Onorevole Mulè, con Donald Trump alla Casa Bianca siamo entrati in un’era di dazi. C’è di che essere preoccupati?
«I dazi sono un modo violento e sbagliato per provare a regolare un sistema che secondo gli Stati Uniti va aggiustato. Sono il contrario di quello che predichiamo dall’inizio del Novecento con il liberismo, vale a dire un’attività di libero scambio basata sull’iniziativa privata senza l’intervento dello Stato. Dal punto di vista pratico, le tariffe sulle importazioni producono una serie di “peccati capitali”: mancata crescita, diminuzione dei profitti, calo della produttività, aumento della disoccupazione, delle diseguaglianze sociali e delle tensioni globali». 

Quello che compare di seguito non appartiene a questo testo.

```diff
diff --git a/satlas_super_resolution_amd/csrc/conv_x3r_core.h b/satlas_super_resolution_amd/csrc/conv_x3r_core.h
--- a/satlas_super_resolution_amd/csrc/conv_x3r_core.h
+++ b/satlas_super_resolution_amd/csrc/conv_x3r_core.h
@@ -80,19 +80,19 @@
 
 enum { XR_EP_LRELU = 0, XR_EP_LIN = 1, XR_EP_MASK = 2, XR_EP_GENERIC = 3 };
 
-template <int EP, int AUX = 0>
-__device__ __forceinline__ void xr_epilogue(const ssr_conv_desc& d, const f32x16& acc, int co_base, int n, int gy_row0, int gx0, int lane,
-                                             char* slab) {
+template <int EP, int AUX = 0, int NQ = 4, class ACC>
+__device__ __forceinline__ void xr_epilogue(const ssr_conv_desc& d, const ACC& acc, int co_base, int n, int gy_row0, int gx0, int lane,
+                                             char* slab, int q0 = 0) {
     const int i = lane & 31, g = lane >> 5;
     const int part = lane & 7, c = co_base + part * 4;
     const bool cok = c < d.Cout;
     const long npix = (long)d.N * d.Ho * d.Wo * 4;
     const __amdgpu_buffer_rsrc_t rs_y = xr_rsrc(d.y.p, npix * d.y.cs);
-    int pp[4];
-    bool ok[4];
+    int pp[NQ];
+    bool ok[NQ];
 #pragma unroll
-    for (int h = 0; h < 4; ++h) {
-        const int pix = (lane >> 3) + 8 * h;
+    for (int h = 0; h < NQ; ++h) {
+        const int pix = (lane >> 3) + 8 * (q0 + h);
         const int gy = gy_row0 + (pix >> 4), gx = gx0 + epi_col<XR_ROT>(pix);
         ok[h] = cok && gy < d.Gh && gx < d.Gw;
         pp[h] = (n * d.Ho + gy) * d.Wo + gx;
@@ -103,12 +103,12 @@
 #pragma unroll
         for (int k = 0; k < 4; ++k) bv[k] = __builtin_bit_cast(float, __builtin_amdgcn_raw_buffer_load_b32(rs_b, (c + k) * 4, 0, 0));
     }
-    u32x4 q1[4], q2[4];
+    u32x4 q1[NQ], q2[NQ];
     if constexpr (EP == XR_EP_LIN) {
         const __amdgpu_buffer_rsrc_t rs_r1 = xr_rsrc(d.r1.p, d.r1.p ? npix * d.r1.cs : 0), rs_r2 = xr_rsrc(d.r2.p, d.r2.p ? npix * d.r2.cs : 0);
         const bool h1 = d.r1.p != nullptr, h2 = d.r2.p != nullptr;
 #pragma unroll
-        for (int h = 0; h < 4; ++h) {
+        for (int h = 0; h < NQ; ++h) {
             q1[h] = __builtin_amdgcn_raw_buffer_load_b128(rs_r1, ok[h] && h1 ? (pp[h] * d.r1.cs + d.r1.coff + c) * 4 : XR_OOB, 0, 0);
             q2[h] = __builtin_amdgcn_raw_buffer_load_b128(rs_r2, ok[h] && h2 ? (pp[h] * d.r2.cs + d.r2.coff + c) * 4 : XR_OOB, 0, 0);
         }
@@ -116,14 +116,14 @@
     if constexpr (EP == XR_EP_MASK) {
         const __amdgpu_buffer_rsrc_t rs_m = xr_rsrc(d.m.p, npix * d.m.cs);
 #pragma unroll
-        for (int h = 0; h < 4; ++h) q1[h] = __builtin_amdgcn_raw_buffer_load_b128(rs_m, ok[h] ? (pp[h] * d.m.cs + d.m.coff + c) * 4 : XR_OOB, 0, 0);
+        for (int h = 0; h < NQ; ++h) q1[h] = __builtin_amdgcn_raw_buffer_load_b128(rs_m, ok[h] ? (pp[h] * d.m.cs + d.m.coff + c) * 4 : XR_OOB, 0, 0);
     }
-    float* sl = reinterpret_cast<float*>(slab);
+    float* sl = reinterpret_cast<float*>(slab) + q0 * 8 * 32;
 #pragma unroll
-    for (int r = 0; r < 16; ++r) sl[mfma32_row(r, g) * 32 + i] = acc[r];
+    for (int r = 0; r < 4 * NQ; ++r) sl[mfma32_row(r, g) * 32 + i] = acc[r];
     const float alpha = d.alpha, beta1 = d.beta1, beta2 = d.beta2;
 #pragma unroll
-    for (int h = 0; h < 4; ++h) {
+    for (int h = 0; h < NQ; ++h) {
         const int pix = (lane >> 3) + 8 * h;
         f32x4 v = *reinterpret_cast<const f32x4*>(sl + pix * 32 + part * 4);
         if constexpr (EP == XR_EP_LRELU) {
```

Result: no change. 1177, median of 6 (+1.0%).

Dopo il «Liberation Day», seguito da crolli su pressoché tutti i mercati finanziari globali, Trump ha messo il provvedimento parzialmente in stand-by per 90 giorni.
«A fronte di un’iniziativa improvvida nella sua gestazione e tragica nella sua applicazione, i migliori giudici come sempre sono stati i mercati, da una parte, e il buonsenso, dall’altra. I mercati perché hanno soffocato nella culla questo disegno, il buon senso perché Trump aveva sottovalutato il tema della sostenibilità del debito pubblico statunitense rispetto alla sua politica commerciale a dir poco stravagante. L’effetto immediato è stato che coloro che detengono i titoli di Stato degli Usa hanno cominciato a vendere, facendo intravedere ciò che potrebbe accadere qualora il debito americano non venisse più comprato: una tragedia per l’economia globale. Ora bisogna vedere se da questo ripensamento si passerà al rinsavimento da parte di Trump».

Pensa che Trump si stia dimostrando un presidente poco lucido?
«Gli americani non sono un popolo improvvido che si affida a un pazzo. Trump è stato votato democraticamente, dopo una lunghissima campagna elettorale e dopo tutto quello che è avvenuto nei quattro anni di presidenza di Joe Biden. Semmai ho timori sulle figure che stanno intorno a Trump e sulla loro corretta visione delle cose. Credo che il presidente si sia circondato di cattivi o pessimi consiglieri che gli hanno fatto prendere scelte sbagliate in vari campi, tra cui quello economico. Il problema penso sia la squadra: puoi anche avere un bravo centravanti, ma se intorno la squadra non gioca a pallone non vai lontano».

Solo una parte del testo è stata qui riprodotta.